Your assignment: Keeping every line intact, repeat the data word for word.

(Stored data)
- Opening Delimiter -
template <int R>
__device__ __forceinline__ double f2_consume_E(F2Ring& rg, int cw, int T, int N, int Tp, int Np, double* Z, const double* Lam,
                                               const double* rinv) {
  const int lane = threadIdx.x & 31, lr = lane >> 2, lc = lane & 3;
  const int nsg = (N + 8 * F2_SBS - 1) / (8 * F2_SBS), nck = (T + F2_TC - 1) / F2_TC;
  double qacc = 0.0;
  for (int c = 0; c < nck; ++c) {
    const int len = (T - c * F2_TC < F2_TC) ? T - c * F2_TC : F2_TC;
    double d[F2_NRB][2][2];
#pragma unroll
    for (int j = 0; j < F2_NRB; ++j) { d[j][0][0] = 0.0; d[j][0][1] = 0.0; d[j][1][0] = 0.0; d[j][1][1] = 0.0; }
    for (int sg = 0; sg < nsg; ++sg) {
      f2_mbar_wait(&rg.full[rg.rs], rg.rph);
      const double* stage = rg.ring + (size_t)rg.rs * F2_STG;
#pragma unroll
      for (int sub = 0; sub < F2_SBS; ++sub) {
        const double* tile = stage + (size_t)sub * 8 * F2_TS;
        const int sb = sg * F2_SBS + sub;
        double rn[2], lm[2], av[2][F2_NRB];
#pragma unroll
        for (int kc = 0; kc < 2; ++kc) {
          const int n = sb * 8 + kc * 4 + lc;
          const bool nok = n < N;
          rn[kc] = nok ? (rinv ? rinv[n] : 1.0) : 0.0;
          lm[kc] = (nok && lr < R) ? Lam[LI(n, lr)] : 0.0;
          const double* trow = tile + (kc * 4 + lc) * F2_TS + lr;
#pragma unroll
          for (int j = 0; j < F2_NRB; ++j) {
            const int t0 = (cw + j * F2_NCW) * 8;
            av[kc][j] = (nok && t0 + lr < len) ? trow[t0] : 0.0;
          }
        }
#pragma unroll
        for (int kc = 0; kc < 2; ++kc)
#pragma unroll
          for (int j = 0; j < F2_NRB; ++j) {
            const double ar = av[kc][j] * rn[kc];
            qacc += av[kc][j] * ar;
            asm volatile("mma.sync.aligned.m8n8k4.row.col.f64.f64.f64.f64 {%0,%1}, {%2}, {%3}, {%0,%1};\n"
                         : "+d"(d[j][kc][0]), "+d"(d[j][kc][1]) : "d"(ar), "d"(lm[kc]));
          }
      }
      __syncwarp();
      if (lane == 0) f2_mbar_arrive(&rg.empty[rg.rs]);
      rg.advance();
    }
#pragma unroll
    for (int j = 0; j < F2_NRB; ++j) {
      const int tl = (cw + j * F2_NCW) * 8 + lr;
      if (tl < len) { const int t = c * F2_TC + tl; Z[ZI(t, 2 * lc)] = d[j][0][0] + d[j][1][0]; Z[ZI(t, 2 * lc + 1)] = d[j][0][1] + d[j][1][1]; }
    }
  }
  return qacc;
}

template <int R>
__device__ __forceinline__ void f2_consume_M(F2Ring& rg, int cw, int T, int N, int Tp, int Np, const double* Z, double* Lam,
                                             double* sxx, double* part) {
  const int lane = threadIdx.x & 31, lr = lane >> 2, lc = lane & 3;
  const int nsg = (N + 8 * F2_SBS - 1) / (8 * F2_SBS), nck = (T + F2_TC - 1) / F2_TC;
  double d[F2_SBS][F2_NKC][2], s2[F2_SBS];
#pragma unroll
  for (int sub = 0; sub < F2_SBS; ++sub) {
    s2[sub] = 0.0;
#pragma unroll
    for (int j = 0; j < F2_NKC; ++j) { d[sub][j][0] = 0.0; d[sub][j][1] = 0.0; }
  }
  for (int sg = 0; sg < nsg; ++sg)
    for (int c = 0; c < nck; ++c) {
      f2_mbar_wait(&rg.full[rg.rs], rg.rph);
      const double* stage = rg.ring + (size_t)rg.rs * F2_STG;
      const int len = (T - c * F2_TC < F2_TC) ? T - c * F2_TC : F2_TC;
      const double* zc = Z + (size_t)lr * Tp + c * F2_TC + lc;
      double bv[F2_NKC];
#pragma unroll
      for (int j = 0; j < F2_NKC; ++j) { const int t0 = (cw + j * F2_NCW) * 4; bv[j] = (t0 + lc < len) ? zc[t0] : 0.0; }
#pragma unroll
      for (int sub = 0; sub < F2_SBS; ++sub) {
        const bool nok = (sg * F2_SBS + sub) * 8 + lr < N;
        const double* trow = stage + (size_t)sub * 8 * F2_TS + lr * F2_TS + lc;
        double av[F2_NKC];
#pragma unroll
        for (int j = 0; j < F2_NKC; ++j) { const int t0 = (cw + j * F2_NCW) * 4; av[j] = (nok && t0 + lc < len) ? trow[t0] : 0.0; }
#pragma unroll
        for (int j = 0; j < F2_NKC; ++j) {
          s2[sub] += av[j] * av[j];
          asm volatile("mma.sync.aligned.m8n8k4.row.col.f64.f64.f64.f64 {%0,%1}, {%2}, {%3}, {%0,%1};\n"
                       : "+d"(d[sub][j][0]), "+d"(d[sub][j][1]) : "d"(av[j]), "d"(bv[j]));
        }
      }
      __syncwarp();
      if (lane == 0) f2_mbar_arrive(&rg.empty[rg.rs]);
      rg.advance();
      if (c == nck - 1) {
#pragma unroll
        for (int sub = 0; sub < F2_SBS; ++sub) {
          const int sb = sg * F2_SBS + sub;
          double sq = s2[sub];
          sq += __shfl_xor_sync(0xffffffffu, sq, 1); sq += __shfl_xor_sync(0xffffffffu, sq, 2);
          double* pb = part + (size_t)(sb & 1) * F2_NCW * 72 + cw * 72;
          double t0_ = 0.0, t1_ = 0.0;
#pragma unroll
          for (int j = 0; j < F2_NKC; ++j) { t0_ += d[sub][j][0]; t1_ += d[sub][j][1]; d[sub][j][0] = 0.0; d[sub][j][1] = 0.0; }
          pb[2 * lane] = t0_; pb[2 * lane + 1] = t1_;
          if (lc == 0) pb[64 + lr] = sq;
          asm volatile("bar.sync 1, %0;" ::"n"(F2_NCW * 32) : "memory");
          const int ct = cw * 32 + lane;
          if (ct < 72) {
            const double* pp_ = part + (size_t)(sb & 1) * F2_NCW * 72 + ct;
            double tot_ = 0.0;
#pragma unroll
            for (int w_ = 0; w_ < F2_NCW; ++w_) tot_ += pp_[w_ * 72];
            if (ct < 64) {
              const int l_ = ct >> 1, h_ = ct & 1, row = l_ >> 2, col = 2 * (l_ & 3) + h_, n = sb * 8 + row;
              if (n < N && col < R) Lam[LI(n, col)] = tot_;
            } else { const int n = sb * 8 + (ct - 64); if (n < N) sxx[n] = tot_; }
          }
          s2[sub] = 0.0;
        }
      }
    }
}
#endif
- Closing Delimiter -
Answer to this problem:
template <int R>
__device__ __forceinline__ double f2_consume_E(F2Ring& rg, int cw, int T, int N, int Tp, int Np, double* Z, const double* Lam,
                                               const double* rinv) {
  const int lane = threadIdx.x & 31, lr = lane >> 2, lc = lane & 3;
  const int nsg = (N + 8 * F2_SBS - 1) / (8 * F2_SBS), nck = (T + F2_TC - 1) / F2_TC;
  double qacc = 0.0;
  for (int c = 0; c < nck; ++c) {
    const int len = (T - c * F2_TC < F2_TC) ? T - c * F2_TC : F2_TC;
    double d[F2_NRB][2][2];
#pragma unroll
    for (int j = 0; j < F2_NRB; ++j) { d[j][0][0] = 0.0; d[j][0][1] = 0.0; d[j][1][0] = 0.0; d[j][1][1] = 0.0; }
    for (int sg = 0; sg < nsg; ++sg) {
      f2_mbar_wait(&rg.full[rg.rs], rg.rph);
      const double* stage = rg.ring + (size_t)rg.rs * F2_STG;
#pragma unroll
      for (int sub = 0; sub < F2_SBS; ++sub) {
        const double* tile = stage + (size_t)sub * 8 * F2_TS;
        const int sb = sg * F2_SBS + sub;
        double rn[2], lm[2], av[2][F2_NRB];
#pragma unroll
        for (int kc = 0; kc < 2; ++kc) {
          const int n = sb * 8 + kc * 4 + lc;
          const bool nok = n < N;
          rn[kc] = nok ? (rinv ? rinv[n] : 1.0) : 0.0;
          lm[kc] = (nok && lr < R) ? Lam[LI(n, lr)] : 0.0;
          const double* trow = tile + (kc * 4 + lc) * F2_TS + lr;
#pragma unroll
          for (int j = 0; j < F2_NRB; ++j) {
            const int t0 = (cw + j * F2_NCW) * 8;
            av[kc][j] = (nok && t0 + lr < len) ? trow[t0] : 0.0;
          }
        }
#pragma unroll
        for (int kc = 0; kc < 2; ++kc)
#pragma unroll
          for (int j = 0; j < F2_NRB; ++j) {
            const double ar = av[kc][j] * rn[kc];
            qacc += av[kc][j] * ar;
            asm volatile("mma.sync.aligned.m8n8k4.row.col.f64.f64.f64.f64 {%0,%1}, {%2}, {%3}, {%0,%1};\n"
                         : "+d"(d[j][kc][0]), "+d"(d[j][kc][1]) : "d"(ar), "d"(lm[kc]));
          }
      }
      __syncwarp();
      if (lane == 0) f2_mbar_arrive(&rg.empty[rg.rs]);
      rg.advance();
    }
#pragma unroll
    for (int j = 0; j < F2_NRB; ++j) {
      const int tl = (cw + j * F2_NCW) * 8 + lr;
      if (tl < len) { const int t = c * F2_TC + tl; Z[ZI(t, 2 * lc)] = d[j][0][0] + d[j][1][0]; Z[ZI(t, 2 * lc + 1)] = d[j][0][1] + d[j][1][1]; }
    }
  }
  return qacc;
}

template <int R>
__device__ __forceinline__ void f2_consume_M(F2Ring& rg, int cw, int T, int N, int Tp, int Np, const double* Z, double* Lam,
                                             double* sxx, double* part) {
  const int lane = threadIdx.x & 31, lr = lane >> 2, lc = lane & 3;
  const int nsg = (N + 8 * F2_SBS - 1) / (8 * F2_SBS), nck = (T + F2_TC - 1) / F2_TC;
  double d[F2_SBS][F2_NKC][2], s2[F2_SBS];
#pragma unroll
  for (int sub = 0; sub < F2_SBS; ++sub) {
    s2[sub] = 0.0;
#pragma unroll
    for (int j = 0; j < F2_NKC; ++j) { d[sub][j][0] = 0.0; d[sub][j][1] = 0.0; }
  }
  for (int sg = 0; sg < nsg; ++sg)
    for (int c = 0; c < nck; ++c) {
      f2_mbar_wait(&rg.full[rg.rs], rg.rph);
      const double* stage = rg.ring + (size_t)rg.rs * F2_STG;
      const int len = (T - c * F2_TC < F2_TC) ? T - c * F2_TC : F2_TC;
      const double* zc = Z + (size_t)lr * Tp + c * F2_TC + lc;
      double bv[F2_NKC];
#pragma unroll
      for (int j = 0; j < F2_NKC; ++j) { const int t0 = (cw + j * F2_NCW) * 4; bv[j] = (t0 + lc < len) ? zc[t0] : 0.0; }
#pragma unroll
      for (int sub = 0; sub < F2_SBS; ++sub) {
        const bool nok = (sg * F2_SBS + sub) * 8 + lr < N;
        const double* trow = stage + (size_t)sub * 8 * F2_TS + lr * F2_TS + lc;
        double av[F2_NKC];
#pragma unroll
        for (int j = 0; j < F2_NKC; ++j) { const int t0 = (cw + j * F2_NCW) * 4; av[j] = (nok && t0 + lc < len) ? trow[t0] : 0.0; }
#pragma unroll
        for (int j = 0; j < F2_NKC; ++j) {
          s2[sub] += av[j] * av[j];
          asm volatile("mma.sync.aligned.m8n8k4.row.col.f64.f64.f64.f64 {%0,%1}, {%2}, {%3}, {%0,%1};\n"
                       : "+d"(d[sub][j][0]), "+d"(d[sub][j][1]) : "d"(av[j]), "d"(bv[j]));
        }
      }
      __syncwarp();
      if (lane == 0) f2_mbar_arrive(&rg.empty[rg.rs]);
      rg.advance();
      if (c == nck - 1) {
#pragma unroll
        for (int sub = 0; sub < F2_SBS; ++sub) {
          const int sb = sg * F2_SBS + sub;
          double sq = s2[sub];
          sq += __shfl_xor_sync(0xffffffffu, sq, 1); sq += __shfl_xor_sync(0xffffffffu, sq, 2);
          double* pb = part + (size_t)(sb & 1) * F2_NCW * 72 + cw * 72;
          double t0_ = 0.0, t1_ = 0.0;
#pragma unroll
          for (int j = 0; j < F2_NKC; ++j) { t0_ += d[sub][j][0]; t1_ += d[sub][j][1]; d[sub][j][0] = 0.0; d[sub][j][1] = 0.0; }
          pb[2 * lane] = t0_; pb[2 * lane + 1] = t1_;
          if (lc == 0) pb[64 + lr] = sq;
          asm volatile("bar.sync 1, %0;" ::"n"(F2_NCW * 32) : "memory");
          const int ct = cw * 32 + lane;
          if (ct < 72) {
            const double* pp_ = part + (size_t)(sb & 1) * F2_NCW * 72 + ct;
            double tot_ = 0.0;
#pragma unroll
            for (int w_ = 0; w_ < F2_NCW; ++w_) tot_ += pp_[w_ * 72];
            if (ct < 64) {
              const int l_ = ct >> 1, h_ = ct & 1, row = l_ >> 2, col = 2 * (l_ & 3) + h_, n = sb * 8 + row;
              if (n < N && col < R) Lam[LI(n, col)] = tot_;
            } else { const int n = sb * 8 + (ct - 64); if (n < N) sxx[n] = tot_; }
          }
          s2[sub] = 0.0;
        }
      }
    }
}
#endif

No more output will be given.